> [TASK DETAILS] Give every line of the records exactly, please, from the first up to and including the one containing "const double w = wt_of(n, q);".

Collected data:
@@ -2126,9 +2139,9 @@
                     deg = 4;
                 }
                 if (tid == 0) sh[0] = pick_poly_root(co, deg, fmean, true);
-                __syncthreads();
+                team_sync<WV>();
                 nzDM = nzGM = sh[0];
-                __syncthreads();
+                team_sync<WV>();
             }
             break;
         default: break;
@@ -2148,7 +2161,7 @@
     const double phi_out = py_wrap_half(phi_inf + k1 * DM / (noDM * noDM) + k2 * GM / (noGM * noGM * noGM * noGM));
     const double tau_out = tau * pow(notau / nftau, alpha);
     double m[31];
-    vblock_sum<31, 31, NT, NVW>(m, scratch, flip, nullptr, tid, [&](const int vt, double (&m)[31], double&) __attribute__((always_inline)) {
+    vblock_sum<31, 31, NT, NVW, WV>(m, scratch, flip, nullptr, tid, [&](const int vt, double (&m)[31], double&) __attribute__((always_inline)) {
     for_channels(vt, [&](int n, int q) {
         const double w = wt_of(n, q);
         if (w == 0.0) return;
diff --git a/pulseportraiture_amd/csrc/pp_tail.h b/pulseportraiture_amd/csrc/pp_tail.h
--- a/pulseportraiture_amd/csrc/pp_tail.h
+++ b/pulseportraiture_amd/csrc/pp_tail.h
@@ -27,6 +27,7 @@
     RefTailArgs rs;
 };
 
+template <bool WV = false>
 __device__ __forceinline__ void refseed_ticket(const RefTailArgs& r, const int nsub, const int i, const int tid, double* lds) {
     constexpr int M = 1024;
     static_assert(128 + 2 * M <= PP_TAIL_LDS_DOUBLES, "the fit's cross-spectrum in the carrying kernel's image");
@@ -67,16 +68,17 @@
             if (k > 448) X[k - 1] = make_double2(0.0, 0.0);
         }
     }
-    __syncthreads();
+    team_sync<WV>();
     const cplx* m = r.mspec + (size_t)i * r.mstride;
     auto dv = [&](const int k) __attribute__((always_inline)) { return X[k - 1]; };
-    fps_body<4>(r.fps, i, tid, M, dv, m, X, lds, nullptr, nullptr);
-    __syncthreads();
+    fps_body<4, WV>(r.fps, i, tid, M, dv, m, X, lds, nullptr, nullptr);
+    team_sync<WV>();
     if (tid == 0) refseed_start_one(r.fps.out7, i, r.xs, r.seed_phase);
-    __syncthreads();
+    team_sync<WV>();
 }
 
-__device__ __noinline__ void tail_work(const TailArgs* t, double* lds, int nlds, int tid, int max_tickets) {
+template <bool WV>
+__device__ __noinline__ void tail_work_as(const TailArgs* t, double* lds, int nlds, int tid, int max_tickets) {
     TailArgs* tw = const_cast<TailArgs*>(t);
     const int nsub = t->nsub;
     for (int round = 0; round < max_tickets; ++round) {
@@ -90,19 +92,19 @@
         double* sh = lds + 528;
         double* inv = lds + 536;
         (void)nlds;
-        if (t->rs.on) refseed_ticket(t->rs, nsub, i, tid, lds);
+        if (t->rs.on) refseed_ticket<WV>(t->rs, nsub, i, tid, lds);
         const int snt = t->solve_nt, spf = t->solve_pf, fnt = t->fin_nt;
-        if (snt == 64) taylor_solve_body<64, PP_SOLVE_PF, 1>(a, i, tid, scratch, inv);
-        else if (snt == 128) taylor_solve_body<128, PP_SOLVE_PF, 2>(a, i, tid, scratch, inv);
-        else if (snt == 512) taylor_solve_body<512, PP_SOLVE_PF, 8>(a, i, tid, scratch, inv);
-        else if (spf == 0) taylor_solve_body<256, 0, 4>(a, i, tid, scratch, inv);
-        else taylor_solve_body<256, PP_SOLVE_PF, 4>(a, i, tid, scratch, inv);
-        __syncthreads();
-        if (fnt == 64) finalize_body<8, 64, 1>(a, i, tid, scratch, sh);
-        else if (fnt == 128) finalize_body<0, 128, 2>(a, i, tid, scratch, sh);
-        else if (fnt == 512) finalize_body<0, 512, 8>(a, i, tid, scratch, sh);
-        else finalize_body<0, 256, 4>(a, i, tid, scratch, sh);
-        __syncthreads();
+        if (snt == 64) taylor_solve_body<64, PP_SOLVE_PF, 1, WV>(a, i, tid, scratch, inv);
+        else if (snt == 128) taylor_solve_body<128, PP_SOLVE_PF, 2, WV>(a, i, tid, scratch, inv);
+        else if (snt == 512) taylor_solve_body<512, PP_SOLVE_PF, 8, WV>(a, i, tid, scratch, inv);
+        else if (spf == 0) taylor_solve_body<256, 0, 4, WV>(a, i, tid, scratch, inv);
+        else taylor_solve_body<256, PP_SOLVE_PF, 4, WV>(a, i, tid, scratch, inv);
+        team_sync<WV>();
+        if (fnt == 64) finalize_body<8, 64, 1, WV>(a, i, tid, scratch, sh);
+        else if (fnt == 128) finalize_body<0, 128, 2, WV>(a, i, tid, scratch, sh);
+        else if (fnt == 512) finalize_body<0, 512, 8, WV>(a, i, tid, scratch, sh);
+        else finalize_body<0, 256, 4, WV>(a, i, tid, scratch, sh);
+        team_sync<WV>();
         if (tid == 0) {
             __threadfence();
             const unsigned d = atomicAdd(&tw->done, 1u);
diff --git a/pulseportraiture_amd/csrc/pp_toas.hip b/pulseportraiture_amd/csrc/pp_toas.hip
--- a/pulseportraiture_amd/csrc/pp_toas.hip
+++ b/pulseportraiture_amd/csrc/pp_toas.hip
@@ -187,6 +187,9 @@
     int fps_finish = 0;
     int paired_split = 1;
     int one_exchange = 1;
+    int cu_tables = 1;
+    int cu_grid_cap = 0;
+    bool cu_ready = false;
     int seed_chan_stride = 16;
     int tail_virtual = 0;
     int refseed_stride = 0;
@@ -279,6 +282,9 @@
 extern "C" int pp_abi_version(void) { return PP_ABI_VERSION; }
 extern "C" const char* pp_last_error(void) { return g_err.c_str(); }
 
+extern "C" __attribute__((visibility("hidden"))) int pp_cu1024_prepare(void);
+extern "C" __attribute__((visibility("hidden"))) void pp_cu1024_launch(const void* xspec_args, long long nrows, int ncu, hipStream_t stream);
+
 static int ctx_init(pp_ctx* c) {
     HIP_TRY(hipStreamCreateWithFlags(&c->stream, hipStreamNonBlocking));
     {
@@ -304,6 +310,8 @@
     int rc = c->ticket.reserve(64);
     if (rc) return rc;
     HIP_TRY(hipMemset(c->ticket.p, 0, 64));
+    c->cu_ready = pp_cu1024_prepare() == (int)hipSuccess;
+    if (!c->cu_ready) (void)hipGetLastError();
     return PP_OK;
 }
 
@@ -397,7 +405,8 @@
         {"solve_threads", 'i', &c->solve_threads, 0}, {"copy_kernels", 'i', &c->copy_kernels, INT32_MIN},
         {"solve_prefetch", 'i', &c->solve_prefetch, INT32_MIN}, {"overlap_post", 'i', &c->overlap_post, INT32_MIN},
         {"refseed_stride", 'i', &c->refseed_stride, 0}, {"tail_virtual", 'i', &c->tail_virtual, INT32_MIN},
-        {"fuse_tail", 'i', &c->fuse_tail, INT32_MIN},
+        {"fuse_tail", 'i', &c->fuse_tail, INT32_MIN}, {"cu_tables", 'i', &c->cu_tables, INT32_MIN},
+        {"cu_grid_cap", 'i', &c->cu_grid_cap, 0},
     };
     for (const OptRef& o : tab)
         if (n == o.name) { *out = o; return true; }
@@ -753,6 +762,14 @@
     return PP_OK;
 }
 
+static int cu_count(pp_ctx* c) {
+    if (!c->ncu) {
+        hipDeviceProp_t prop;
+        c->ncu = (hipGetDeviceProperties(&prop, c->device) == hipSuccess && prop.multiProcessorCount > 0)
+                     ? prop.multiProcessorCount : 256;
+    }
+    return c->ncu;
+}
 template <typename K>
 static int resident_grid(pp_ctx* c, K kernel, int T, long long nrows, int fallback) {
     const void* key = reinterpret_cast<const void*>(kernel);
@@ -766,12 +783,7 @@
         }
         c->occ_cache[key] = per_cu;
     }
-    if (!c->ncu) {
-        hipDeviceProp_t prop;
-        c->ncu = (hipGetDeviceProperties(&prop, c->device) == hipSuccess && prop.multiProcessorCount > 0)
-                     ? prop.multiProcessorCount : 256;
-    }
-    const long long g = per_cu > 0 ? (long long)per_cu * c->ncu : (long long)fallback;
+    const long long g = per_cu > 0 ? (long long)per_cu * cu_count(c) : (long long)fallback;
     return (int)std::max(1LL, std::min(nrows, g));
 }
 
@@ -792,8 +804,15 @@
         hipLaunchKernelGGL(kernel, grid, dim3(T), 0, c->stream, xa);
     };
     if constexpr (MM == 1024) {
-        if (c->one_exchange && mode == 2 && 2 * xa.Kt < MM)
+        if (c->one_exchange && mode == 2 && 2 * xa.Kt < MM) {
+            if constexpr (sizeof(TIN) == 8) {
+                if (c->cu_tables && c->cu_ready && !tail && !xa.mwords && !xa.act && !xa.slot) {
+                    const int ncu = cu_count(c);
+                    return pp_cu1024_launch(&xa, nrows, c->cu_grid_cap > 0 ? std::min(ncu, c->cu_grid_cap) : ncu, c->stream);
+                }
+            }
             return with_flag(tail, [&](auto TL) { launch(k_xspec_q1024<TIN, decltype(TL)::value>); });
+        }
         if (c->one_exchange && mode == 3)
             return with_flag(tail, [&](auto TL) { launch(k_xspec_qf<1024, TIN, decltype(TL)::value>); });
     }
diff --git a/pulseportraiture_amd/csrc/pp_xspec1024cu.h b/pulseportraiture_amd/csrc/pp_xspec1024cu.h
--- /dev/null
+++ b/pulseportraiture_amd/csrc/pp_xspec1024cu.h
@@ -0,0 +1,191 @@
+#pragma once
+#include "pp_xspec1024q.h"
+
+namespace pp {
+
+constexpr int CU_WAVES = 8, CU_NT1 = 15, CU_NWB = 7;
+constexpr int CU_IMAGE_ELEMS = FFTQ_LDS_ELEMS;
+constexpr int CU_LDS_BYTES = (CU_WAVES * CU_IMAGE_ELEMS + 64 * (CU_NT1 + CU_NWB)) * (int)sizeof(cplx);
+static_assert(CU_LDS_BYTES == 161792 && CU_LDS_BYTES <= 163840, "one workgroup per CU, the whole LDS");
+static_assert(2 * CU_IMAGE_ELEMS >= PP_TAIL_LDS_DOUBLES, "tail_work's layout of a wave's image");
+
+template <typename Tin>
+__global__ __launch_bounds__(64 * CU_WAVES, 2) void k_xspec_cu1024(XspecArgs a) {
+    constexpr int M = 1024, T = 64, R1 = 16, PER1 = 1;
+    constexpr int NSL = CU_NWB;
+    typedef typename RawOf<Tin>::type Raw;
+    static_assert(sizeof(Tin) == 8, "f64 rows");
+    constexpr int NRED = PP_TSTRIDE + 1;
+    constexpr int LDSN = CU_IMAGE_ELEMS;
+    static_assert(PP_WRED_DOUBLES(NRED) / 2 <= LDSN, "the reduction inside the image");
+    static_assert(FFTQ_FREE_ELEM0 + 15 * FFTQ_FREE_PITCH < FFTQ_LDS_ELEMS && FFTQ_FREE_ELEM0 >= 64 * 7 &&
+                  2 * FFTQ_FREE_ELEM0 >= PP_WRED_DOUBLES(NRED), "t2's elements are outside everything a row writes");
+    extern __shared__ cplx cu_lds[];
+    const int wave = __builtin_amdgcn_readfirstlane((int)(threadIdx.x >> 6));
+    int tid = threadIdx.x & 63;
+    cplx* const lds = cu_lds + wave * LDSN;
+    cplx* const tab1 = cu_lds + CU_WAVES * LDSN;
+    cplx* const tabw = tab1 + 64 * CU_NT1;
+    const long long nrows = (long long)a.nsub * a.nchan;
+    Raw cur[PER1][R1];
+    if (wave == 0) {
+        cplx wq[16];
+        wq[1] = a.twB[2 * tid];
+#pragma unroll
+        for (int j = 2; j < 16; ++j) {
+            if (j % 2 == 0) {
+                const cplx h = wq[j / 2];
+                wq[j] = make_double2(fma(h.x, h.x, -h.y * h.y), 2.0 * h.x * h.y);
+            } else wq[j] = cmul(wq[j - 1], wq[1]);
+        }
+#pragma unroll
+        for (int j = 1; j < 16; ++j) tab1[64 * (j - 1) + tid] = wq[j];
+        const int lamf = fftq_lambda(tid);
+        cplx wb = a.twB[lamf ? lamf : 64];
+        const cplx wbT = a.twB[64];
+#pragma unroll
+        for (int j = 0; j < CU_NWB; ++j) {
+            tabw[64 * j + tid] = wb;
+            wb = cmul(wb, wbT);
+        }
+    }
+    cplx* const ldt2 = lds + FFTQ_FREE_ELEM0;
+    auto put_lane_consts = [&](const cplx p2) {
+        ldt2[FFTQ_FREE_PITCH * (tid & 15)] = p2;
+        lds_sync<T>();
+    };
+    put_lane_consts(a.twB[32 * (tid & 15)]);
+    __syncthreads();
+    int tail_after = 0x7fffffff;
+    if (a.tail) tail_after = ticket_moment<true>(nrows);
+    RowWalk<true, true> rw;
+    rw.start(nrows, a.mwords, a.ticket, a.ticket_base);
+    long long row = rw.row;
+    int n = 0, i = 0;
+    if (rw.more) {
+        n = __builtin_amdgcn_readfirstlane((int)(row / a.nsub));
+        i = __builtin_amdgcn_readfirstlane((int)(row % a.nsub));
+        const size_t rc = (size_t)sub_of(a.act, i) * a.nchan_full + (a.coff + n * a.cstep);
+        stage_load_global<M, T, R1>(cur, reinterpret_cast<const Tin*>(a.data) + rc * (2 * M), tid);
+    }
+    cplx mv2[NSL];
+    const cplx* mheld = nullptr;
+    const cplx* mrow = nullptr;
+    int n_held = -1, ktn = 0;
+    int i_nx = i, n_nx = n;
+    first_row_landed();
+#pragma unroll 1
+    for (int phase = 0; phase < 2; ++phase) {
+    if (phase == 1) {
+        if (!a.tail) break;
+        tail_work_wave(a.tail, reinterpret_cast<double*>(lds), 2 * LDSN, tid, 1);
+        tail_after = 0x7fffffff;
+        put_lane_consts(as_global(a.twB)[32 * (tid & 15)]);
+    }
+    unsigned fast_left = 0u;
+    size_t rc_prev = 0;
+    unsigned lanepk = 0u;
+    {
+        const int lamp = fftq_lambda(tid);
+        lanepk = 16u * (unsigned)fftq_lane_of((64 - lamp) & 63) | (unsigned)(lamp ? lamp : 64) << 10;
+    }
+    for (; rw.more && tail_after != 0; rw.advance(), row = rw.row, i = i_nx, n = n_nx, --tail_after) {
+        asm volatile("" : "+v"(tid));
+        asm volatile("" : "+v"(lanepk));
+        __builtin_assume((unsigned)tid < 64u);
+        const bool l0 = (tid == 0);
+        const int kb = (int)(lanepk >> 10);
+        size_t rc;
+        const Tin* nxrow = nullptr;
+        if (fast_left != 0u) {
+            --fast_left;
+            rc = rc_prev + (size_t)(unsigned)a.nchan_full;
+            rw.row_nx = rw.row + 1u;
+            rw.bits &= rw.bits - 1u;
+            i_nx = i + 1;
+            nxrow = reinterpret_cast<const Tin*>(a.data) + (rc + (size_t)(unsigned)a.nchan_full) * (2 * M);
+        } else {
+            rw.draw(a.ticket);
+            rw.peek(nrows, a.ticket_base, a.mwords);
+            const int ia = sub_of(a.act, i), ne = a.coff + n * a.cstep;
+            rc = (size_t)ia * a.nchan_full + ne;
+            if (channel_lookup(a, ia, n, ne, M, n_held, mrow, ktn) && mrow != mheld) {
+#pragma unroll
+                for (int j = 0; j < NSL; ++j) mv2[j] = mrow[kb + 64 * j - 1];
+                mheld = mrow;
+            }
+            const bool first_of_chunk = rw.fresh != 0u;
+            rw.next(i, n, i_nx, n_nx, nrows, a.nsub, a.ticket_base, a.ticket, a.mwords);
+            nxrow = next_row_of<M, Tin>(a, rw.more_nx, i_nx, n_nx, rc);
+            const bool whole = first_of_chunk && rw.bits == 0xfffffffcu && i + (PP_ROW_CHUNK - 1) < a.nsub &&
+                               !a.mwords && !a.act && !a.slot;
+            fast_left = (unsigned)__builtin_amdgcn_readfirstlane(whole ? PP_ROW_CHUNK - 2 : 0);
+        }
+        rc_prev = rc;
+        const double phin = load_uniform(a.ph0 + rc);
+        double sd = 0.0;
+        cplx v[R1];
+#pragma unroll
+        for (int k = 0; k < R1; ++k) v[k] = to_cplx(cur[0][k]);
+        auto load_some = [&](int k0, int k1) { load_row_pieces<Raw, R1, true>(cur, nxrow, tid, k0, k1); };
+        auto prefetch = [&]() {
+            __builtin_amdgcn_sched_barrier(0);
+            load_some(0, R1 / 2);
+            __builtin_amdgcn_sched_barrier(0);
+        };
+        fftq1024_from<Q_PREFETCH_F64, true, true>(
+            v, lds, [&](const int j) { return tab1[64 * (j - 1) + tid]; }, [&]() { return ldt2[FFTQ_FREE_PITCH * (tid & 15)]; },
+            tid, &sd, prefetch);
+        __builtin_amdgcn_sched_barrier(0);
+        {
+            cplx* pub = lds + tid;
+#pragma unroll
+            for (int r = 0; r < NSL; ++r) pub[64 * r] = v[9 + r];
+            lds_sync<T>();
+        }
+        cplx wbq[2];
+        wbq[0] = tabw[tid];
+        __builtin_amdgcn_sched_barrier(0);
+        load_some(R1 / 2, R1);
+        __builtin_amdgcn_sched_barrier(0);
+        const cplx* pc = reinterpret_cast<const cplx*>(reinterpret_cast<const char*>(lds) + (lanepk & 0x3ffu));
+        const cplx el = unit_phasor<true, true>((double)kb, phin);
+        const cplx wst = make_double2(bcast_lane0(el.x), bcast_lane0(el.y));
+        cplx e = el;
+        const int ktu = __builtin_amdgcn_readfirstlane(ktn);
+        const double kap0 = PP_TWO_PI * (double)kb;
+        double tm[PP_TSTRIDE];
+        cplx zq[2];
+        zq[0] = pc[64 * 6];
+#pragma unroll
+        for (int j = 0; j < NSL; ++j) {
+            if (j > 0 && !(64 * j < ktu)) break;
+            const cplx zc = zq[j & 1];
+            const cplx wb = wbq[j & 1];
+            if (j + 1 < NSL && 64 * (j + 1) < ktu) {
+                zq[(j + 1) & 1] = pc[64 * (5 - j)];
+                wbq[(j + 1) & 1] = tabw[64 * (j + 1) + tid];
+            }
+            if (j == 0 || 64 * j < ktu) {
+                const cplx dd = split_pair(csel(l0, v[j + 1], v[j]), zc, wb);
+                const cplx x = cmulc(dd, mv2[j]);
+                const cplx z = cmul(x, e);
+                const double kap = j == 0 ? kap0 : kap0 + kconst<true>(PP_TWO_PI * (double)(64 * j));
+                taylor_terms(j == 0, tm, x, z, kap);
+            }
+            if (j + 1 < NSL && 64 * (j + 1) < ktu) e = cmul(e, wst);
+        }
+        double tr[NRED];
+#pragma unroll
+        for (int j = 0; j < PP_TSTRIDE; ++j) tr[j] = tm[j];
+        tr[PP_TSTRIDE] = sd;
+        lds_sync<T>();
+        double tv = wave_reduce_lds<NRED, true>(tr, tid, reinterpret_cast<double*>(lds));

> [SOLUTION BELOW]
@@ -2126,9 +2139,9 @@
                     deg = 4;
                 }
                 if (tid == 0) sh[0] = pick_poly_root(co, deg, fmean, true);
-                __syncthreads();
+                team_sync<WV>();
                 nzDM = nzGM = sh[0];
-                __syncthreads();
+                team_sync<WV>();
             }
             break;
         default: break;
@@ -2148,7 +2161,7 @@
     const double phi_out = py_wrap_half(phi_inf + k1 * DM / (noDM * noDM) + k2 * GM / (noGM * noGM * noGM * noGM));
     const double tau_out = tau * pow(notau / nftau, alpha);
     double m[31];
-    vblock_sum<31, 31, NT, NVW>(m, scratch, flip, nullptr, tid, [&](const int vt, double (&m)[31], double&) __attribute__((always_inline)) {
+    vblock_sum<31, 31, NT, NVW, WV>(m, scratch, flip, nullptr, tid, [&](const int vt, double (&m)[31], double&) __attribute__((always_inline)) {
     for_channels(vt, [&](int n, int q) {
         const double w = wt_of(n, q);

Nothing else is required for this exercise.